Em relação à energia, o uso de reservas estratégicas e de reservas adicionais poderão ajudar a aliviar esta crise energética no curto prazo, mas a única solução de médio e de longo prazo é acelerar a adoção de energias renováveis, que não é afetada pelas flutuações do mercado. Tal permitirá a eliminação progressiva do carvão e de todos os outros combustíveis fósseis.
Já em relação às finanças, o G20 e as instituições financeiras internacionais devem entrar em modo de emergência. É necessário que encontrem formas de aumentar a liquidez e a margem de manobra fiscal para que os governos dos países em desenvolvimento possam investir nos mais pobres e mais vulneráveis, e nos Objetivos de Desenvolvimento Sustentável.
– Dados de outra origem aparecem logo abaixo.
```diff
@@ -431,11 +441,17 @@
                 if (a.A > 1) pre.act.y = __ldg(ap + 1);
                 if (a.A > 2) pre.act.z = __ldg(ap + 2);
             }
-            pre.wz = a.p.sWz[d];
+            if (!from_obs) pre.wz = a.p.sWz[d];
             const int64_t e = MULTI ? d / a.N : d;
             pre.cnt = a.p.counter[e];
-            if (a.auto_reset) pre.ep = a.p.ep_ret[e];
-            if (direct >= 2) { pre.p4 = a.p.sP[d]; pre.q4 = a.p.sQ[d]; pre.v4 = a.p.sV[d]; }
+            if (from_obs) {
+                const V4<R> r4 = a.sR[d];
+                pre.q4 = a.p.sQ[d];
+                pre.p4.w = r4.x; pre.v4.w = r4.y; pre.wz = r4.z; pre.ep = (float)r4.w;
+            } else {
+                if (a.auto_reset) pre.ep = a.p.ep_ret[e];
+                if (direct >= 2) { pre.p4 = a.p.sP[d]; pre.q4 = a.p.sQ[d]; pre.v4 = a.p.sV[d]; }
+            }
         }
         if (!a.obs_prev && t < rows) {
             float* r = sm.obs() + (size_t)t * a.W;
@@ -449,6 +465,14 @@
         }
         mbar_wait(&bar, (uint32_t)(it & 1));
         if (a.timeline && t == 0) a.timeline[(int64_t)bid * 8 + 2] = gtime();
+        if (from_obs) {
+            if (t < rows) {
+                const float* k = sm.obs() + (size_t)t * a.W - (a.A == 4 ? 4 : 0);
+                pre.p4.x = k[0]; pre.p4.y = k[1]; pre.p4.z = k[2];
+                pre.v4.x = k[6]; pre.v4.y = k[7]; pre.v4.z = k[8];
+            }
+            if (a.A == 4) __syncthreads();
+        }
 
         bulk_tile_physics<R, KIND, MULTI>(a, sm, pre, t, row0, rows, bid);
         fence_proxy_async_smem();
@@ -476,6 +500,7 @@
             }
             asm volatile("cp.async.bulk.commit_group;" ::: "memory");
             bulk_tile_stats<R>(a, sm, bid, MULTI ? rows / a.N : rows);
+            if (CHAIN && a.state_in_obs && !from_obs) a.tile_seq[(int64_t)bid * 4 + 1] = 1ull;
         }
     }
 
```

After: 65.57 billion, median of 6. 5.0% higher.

Este deve ser um primeiro passo para reformas profundas no nosso injusto sistema financeiro mundial, que torna os ricos mais ricos e os pobres mais pobres. A proteção social, incluindo transferências monetárias, será essencial para apoiar famílias desesperadas durante esta crise.
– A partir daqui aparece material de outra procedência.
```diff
+              pv[g][h] = *reinterpret_cast<const float2*>(orow[h] + col);
           }
-          *o = x;
-        }
-      }
-      if (stats) {
-#pragma unroll
-        for (int e = 0; e < 2; ++e) {
-          const float x0 = srow[0] ? v[0][e] : 0.f, x1 = srow[1] ? v[1][e] : 0.f;
-          float s1 = x0 + x1, s2 = fmaf(x0, x0, x1 * x1);
-#pragma unroll
-          for (int o = 4; o < 32; o <<= 1) {
-            s1 += __shfl_xor_sync(0xffffffffu, s1, o);
-            s2 += __shfl_xor_sync(0xffffffffu, s2, o);
+#pragma unroll
+        for (int g = 0; g < G; ++g) {
+          const int jn = jg + g;
+          const int cl = 8 * jn + lc, col = nt * BN + cl;
+          float v[2][2];
+          float2 b = make_float2(0.f, 0.f);
+          if (bias && col < P.Cout) b = *reinterpret_cast<const float2*>(bias + col);
+#pragma unroll
+          for (int h = 0; h < 2; ++h) {
+            v[h][0] = acc[r][4 * jn + 2 * h] * alpha + b.x;
+            v[h][1] = acc[r][4 * jn + 2 * h + 1] * alpha + b.y;
+            if (orow[h] && col < P.Cout) {
+              float2 x = make_float2(v[h][0], v[h][1]);
+              if (P.accumulate) {
+                x.x += pv[g][h].x; x.y += pv[g][h].y;
+              }
+              *reinterpret_cast<float2*>(orow[h] + col) = x;
+            }
           }
-          if (lr == 0) {
-            wstat[cl + e] += s1;
-            wstat[BN + cl + e] += s2;
+          if (stats) {
+#pragma unroll
+            for (int e = 0; e < 2; ++e) {
+              const float x0 = srow[0] ? v[0][e] : 0.f, x1 = srow[1] ? v[1][e] : 0.f;
+              float s1 = x0 + x1, s2 = fmaf(x0, x0, x1 * x1);
+#pragma unroll
+              for (int o = 4; o < 32; o <<= 1) {
+                s1 += __shfl_xor_sync(0xffffffffu, s1, o);
+                s2 += __shfl_xor_sync(0xffffffffu, s2, o);
+              }
+              if (lr == 0) {
+                if (pp) {
+                  sl[cl + e] = s1;
+                  sl[BN + cl + e] = s2;
+                } else {
+                  sl[cl + e] += s1;
+                  sl[BN + cl + e] += s2;
+                }
+              }
+            }
           }
         }
       }
     }
-  }
-  if (stats && nt_prev >= 0) flush_stats(nt_prev);
+    if (stats && pp) {
+      tc::named_sync(wg_bar, 128);
+      if (j > 0) tc::named_sync(fold_bar, 256);
+      const int nt_before = j > 0 ? nt_of(tile - gridDim.x) : nt;
+      for (int c = wt; c < 2 * BN; c += 128) {
+        if (nt_before != nt) flush_col(nt_before, c);
+#pragma unroll
+        for (int w = 0; w < kConsumers / 32; ++w) sstat[w * 2 * BN + c] += tstat[w * 2 * BN + c];
+        if (j + 1 == n_local) flush_col(nt, c);
+      }
+      tc::named_sync(wg_bar, 128);
+      if (j + 1 < n_local) tc::named_arrive(other_fold_bar, 256);
+    }
+    nt_prev = nt;
+  }
+  if (stats && !pp && nt_prev >= 0) flush_stats(nt_prev);
 }
 
 template <int BN>
-int launch16(const Plan16& P, const Maps16& maps, const float* in_sc, const float* w_sc,
+int launch16(Plan16 P, const Maps16& maps, const float* in_sc, const float* w_sc,
              const float* bias, float* out, double* stats, cudaStream_t st) {
   using C = Cfg16<BN>;
   static bool attr_set = false;
@@ -240,6 +309,7 @@
   }
   const int64_t tiles = (int64_t)P.m_tiles * P.n_tiles;
   const int grid = (int)(tiles < kNumSMs ? tiles : kNumSMs);
+  P.pingpong = tiles > grid;
   conv16_kernel<BN><<<grid, kThreads16, C::SMEM, st>>>(P, maps, in_sc, w_sc, bias, out, stats);
   EPB_LAUNCH_CHECK();
   return EPB_OK;
diff --git a/epipolarpose_b200/csrc/tc_common.cuh b/epipolarpose_b200/csrc/tc_common.cuh
--- a/epipolarpose_b200/csrc/tc_common.cuh
+++ b/epipolarpose_b200/csrc/tc_common.cuh
@@ -47,6 +47,18 @@
 __device__ __forceinline__ void named_sync(int id, int threads) {
   asm volatile("bar.sync %0, %1;" ::"r"(id), "r"(threads) : "memory");
 }
+__device__ __forceinline__ void named_arrive(int id, int threads) {
+  asm volatile("bar.arrive %0, %1;" ::"r"(id), "r"(threads) : "memory");
+}
+
+template <int R>
+__device__ __forceinline__ void setmaxnreg_dec() {
+  asm volatile("setmaxnreg.dec.sync.aligned.u32 %0;" ::"n"(R));
+}
+template <int R>
+__device__ __forceinline__ void setmaxnreg_inc() {
+  asm volatile("setmaxnreg.inc.sync.aligned.u32 %0;" ::"n"(R));
+}
 
 __device__ __forceinline__ void tma_prefetch_desc(const CUtensorMap* m) {
   asm volatile("prefetch.tensormap [%0];" ::"l"(m) : "memory");
```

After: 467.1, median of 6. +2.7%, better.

Acontece, no entanto, que muitos países em desenvolvimento, com grandes dívidas externas, não têm liquidez para garantir essa rede de proteção social. Não podemos ficar de braços cruzados enquanto esses países se vêm obrigados a escolher entre investir nos seus cidadãos ou pagar as suas dívidas.
A única solução duradoura para a guerra na Ucrânia e a sua ameaça aos mais pobres e vulneráveis de todo o mundo é a paz.
Enquanto as Nações Unidas trabalham para apoiar as vítimas inocentes desta guerra – dentro e fora da Ucrânia – pedimos à comunidade internacional que fale a uma só voz e apoie o nosso apelo à paz.